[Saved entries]
+template <int W, typename REAL, int NMAX, bool RSQ_A>
+__device__ __forceinline__ void chol_pack_big2(TriPack<REAL, NMAX>& Ta, TriPack<REAL, NMAX>& Tb, REAL* colbuf_a, REAL* colbuf_b, int n) {
+  static_assert(NMAX > 16 && NMAX <= 32 && NMAX <= W, "one lane per row");
+  const int i = sub_lane<W>();
+  const bool valid = i < n;
+  chol_pack_big2_step<W, REAL, NMAX, RSQ_A, 0>(Ta, Tb, colbuf_a, colbuf_b, n, i, valid);
+  REAL da = 1, db = 1;
+#pragma unroll
+  for (int k = 0; k < NMAX; k++) { da = (k == i) ? Ta.t[k] : da; db = (k == i) ? Tb.t[k] : db; }
+  Ta.inv = valid ? 1 / da : (REAL)0;
+  Tb.inv = valid ? 1 / db : (REAL)0;
 }
 
 template <int W, typename REAL, int NMAX>
@@ -1235,7 +1299,7 @@
     STAMP(7);
   }
 
-  template <bool FUSED = false, int MAXN = (W == 16 ? 16 : 32)>
+  template <bool FUSED = false, int MAXN = (W == 16 ? 16 : 32), bool PAIRK = false>
   __device__ __forceinline__ void crb_factor() {
     const int l = lane_here();
     const int nb = M.nbody, nv = M.nv;
@@ -1290,6 +1354,7 @@
     putnt(out.crb, S.crb(), 10 * nb);
     wave_sync();
     STAMP(15);
+    if (PAIRK && M.pair_factor) { STAMP(16); STAMP(17); return; }
     chol_factor<W, REAL, MAXN, true>(S.qMp(), S.qLD(), nv);
     STAMP(16);
     put(out.qLD, S.qLD(), nv * nv);
@@ -3371,13 +3436,17 @@
     if (KA.stages & 0x78) make_constraint();
     if (M.ncon > 0 && !(FRIC && M.topk) && !consts_done_) contact_const_stores();
   }
-  template <int NMAX>
+  template <int NMAX, bool PAIRK = false>
   __device__ __forceinline__ void sol2_prefetch(Sol2Pre<REAL, NMAX>& P) {
     const int l = lane_here();
     const int nq = M.nq, nv = M.nv, na = M.na;
     const bool dof = l < nv;
     P.f = (dof && out.qfrc_smooth) ? out.qfrc_smooth[e * nv + l] : (REAL)0;
-    {
+    if (PAIRK && M.pair_factor) {
+      const REAL* gM = out.qM + e * nv * nv;
+#pragma unroll
+      for (int k = 0; k < NMAX; k++) P.T.t[k] = (dof && k <= l) ? gM[k * nv + l] : (REAL)0;
+    } else {
       const REAL* gL = out.qLD + e * nv * nv;
 #pragma unroll
       for (int k = 0; k < NMAX; k++) P.T.t[k] = (dof && k < nv) ? (k <= l ? gL[l * nv + k] : gL[k * nv + l]) : (REAL)0;
@@ -3390,7 +3459,7 @@
     if (l < na) { const REAL* ga = KA.state_from_cur ? KA.cur.act : in.act; P.ac = ga ? ga[e * na + l] : (REAL)0; P.ad = out.act_dot ? out.act_dot[e * na + l] : (REAL)0; }
     P.warm = (dof && KA.warm_src && M.nefc > 0) ? KA.warm_src[e * nv + l] : (REAL)0;
   }
-  template <int NMAX>
+  template <int NMAX, bool PAIRK = false>
   __device__ __forceinline__ void make_constraint_cs(Sol2Pre<REAL, NMAX>& pre, Sol2Con<REAL>& C) {
     const int l = lane_here();
 #if MJH_CS_PF >= 2
@@ -3479,7 +3548,7 @@
       }
     }
 #if MJH_CS_PF == 2
-    sol2_prefetch<NMAX>(pre);
+    sol2_prefetch<NMAX, PAIRK>(pre);
 #endif
     wave_sync();
     STAMP(25);
@@ -3560,19 +3629,21 @@
     Sol2Con<REAL> con;
     STAMP0();
     collision<NMAX, HANDOFF>(&pre);
+    constexpr bool PAIRK = HANDOFF && NMAX > 16 && ONE;
+    static_assert(!PAIRK || MJH_CS_PF != 0, "the narrow phase's own prefetch does not know the instantiation");
 #if MJH_CS_PF == 1
-    sol2_prefetch<NMAX>(pre);
+    sol2_prefetch<NMAX, PAIRK>(pre);
 #endif
-    make_constraint_cs<NMAX>(pre, con);
+    make_constraint_cs<NMAX, PAIRK>(pre, con);
 #if MJH_CS_PF == 3
     if (HANDOFF && ho_on_) {
       __builtin_amdgcn_fence(__ATOMIC_RELEASE, "workgroup");
       __builtin_amdgcn_fence(__ATOMIC_ACQUIRE, "workgroup");
     }
-    sol2_prefetch<NMAX>(pre);
+    sol2_prefetch<NMAX, PAIRK>(pre);
 #endif
     wave_sync();
-    run_sol2<NMAX, RPL, false, true, ONE>(&pre, &con);
+    run_sol2<NMAX, RPL, false, true, ONE, PAIRK>(&pre, &con);
   }
   template <bool FLUID, bool FUSED = false, bool DEFER = false>
   __device__ __forceinline__ void run_vel() {
@@ -3607,8 +3678,8 @@
 #pragma unroll
     for (int k = 0; k < NMAX; k++) Hh.t[k] = (l < nv && k <= l) ? gM[k * nv + l] : (REAL)0;
   }
-  template <int NLO = 0, int NHI = (1 << 30)>
-  __device__ __forceinline__ void integrate_tail() {
+  template <int NLO = 0, int NHI = (1 << 30), bool PAIRK = false>
+  __device__ __forceinline__ void integrate_tail(const TriPack<REAL, (PAIRK ? NHI : 1)>* Hd = nullptr, bool paired = false) {
     const int l = lane_here();
     const int nq = M.nq, nv = M.nv, na = M.na;
     if (!KA.do_step) return;
@@ -3621,14 +3692,19 @@
       constexpr bool REGSOL = NHI <= 32;
       if (!(M.disableflags & DSBL_EULERDAMP)) {
         if constexpr (REGSOL && NLO > 16) {
-          TriPack<REAL, NHI> Hh;
-          load_damping_rows<NHI>(Hh);
-          const REAL dd = l < nv ? M.timestep * M.dof_damping[l] : (REAL)0;
           const REAL rhs = l < nv ? S.qfrc_smooth()[l] + (M.nefc ? S.qfrc_constraint()[l] : (in.qfrc_constraint ? in.qfrc_constraint[e * nv + l] : (REAL)0)) : (REAL)0;
-#pragma unroll
-          for (int k = 0; k < NHI; k++) Hh.t[k] = (k == l) ? Hh.t[k] + dd : Hh.t[k];
-          chol_pack_big<W, REAL, NHI>(Hh, S.chol_col(), nv);
-          const REAL x = tri_solve<W, REAL, NHI>(Hh, rhs, nv);
+          REAL x = 0;
+          bool have = false;
+          if constexpr (PAIRK) if (paired) { x = tri_solve<W, REAL, NHI>(*Hd, rhs, nv); have = true; }
+          if (!have) {
+            TriPack<REAL, NHI> Hh;
+            load_damping_rows<NHI>(Hh);
+            const REAL dd = l < nv ? M.timestep * M.dof_damping[l] : (REAL)0;
+#pragma unroll
+            for (int k = 0; k < NHI; k++) Hh.t[k] = (k == l) ? Hh.t[k] + dd : Hh.t[k];
+            chol_pack_big<W, REAL, NHI>(Hh, S.chol_col(), nv);
+            x = tri_solve<W, REAL, NHI>(Hh, rhs, nv);
+          }
           if (l < nv) S.s_Mgrad()[l] = x;
           wave_sync();
         } else {
@@ -3701,7 +3777,7 @@
     return tri_solve<W, REAL, NMAX>(T, bi, M.nv);
   }
 
-  template <int NMAX, int RPL, bool NEWTON_ONLY = false, bool CS = false, bool ONE = false>
+  template <int NMAX, int RPL, bool NEWTON_ONLY = false, bool CS = false, bool ONE = false, bool PAIRK = false>
   __device__ __forceinline__ void run_sol2(const Sol2Pre<REAL, NMAX>* pre = nullptr, const Sol2Con<REAL>* con = nullptr) {
     static_assert(W == 32 || W == 16, "two or four environments per wavefront");
     static_assert(!CS || (W == 32 && !NEWTON_ONLY), "the fused constraint + solver kernel runs two environments per wavefront");
@@ -3903,6 +3979,28 @@
         }
         STAMP(83);
         gather_rows<16>(S.efc_Jc(), gJ, rsrc, nda * nv);
+        }
+      }
+    }
+    TriPack<REAL, (PAIRK ? NMAX : 1)> Hd;
+    bool paired = false;
+    if constexpr (PAIRK) {
+      static_assert(CS && NMAX <= 28, "the whole-pass kernel's solver");
+      if (M.pair_factor) {
+        paired = KA.do_step && KA.rk_stage < 0 && !(M.disableflags & DSBL_EULERDAMP);
+        REAL* const cb = S.r_vs();
+        if (paired) {
+          const REAL dd = l < nv ? M.timestep * M.dof_damping[l] : (REAL)0;
+#pragma unroll
+          for (int k = 0; k < NMAX; k++) Hd.t[k] = (k == l) ? T.t[k] + dd : T.t[k];
+          chol_pack_big2<W, REAL, NMAX, true>(T, Hd, cb, cb + 2 * NMAX, nv);
+        } else {
+          chol_pack_big<W, REAL, NMAX, true>(T, cb, nv);
+        }
+        if (out.qLD) {
+          REAL* gL = out.qLD + e * nv * nv;
+#pragma unroll
+          for (int r = 0; r < NMAX; r++) if (dof && r < nv) gL[r * nv + l] = (l <= r) ? T.t[r] : (REAL)0;
         }
       }
     }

WORK ORDER:
For each line above that carries the word "true", copy it out.

ANSWER:
     chol_factor<W, REAL, MAXN, true>(S.qMp(), S.qLD(), nv);
-    run_sol2<NMAX, RPL, false, true, ONE>(&pre, &con);
+    run_sol2<NMAX, RPL, false, true, ONE, PAIRK>(&pre, &con);
+          if constexpr (PAIRK) if (paired) { x = tri_solve<W, REAL, NHI>(*Hd, rhs, nv); have = true; }
+          chol_pack_big2<W, REAL, NMAX, true>(T, Hd, cb, cb + 2 * NMAX, nv);
+          chol_pack_big<W, REAL, NMAX, true>(T, cb, nv);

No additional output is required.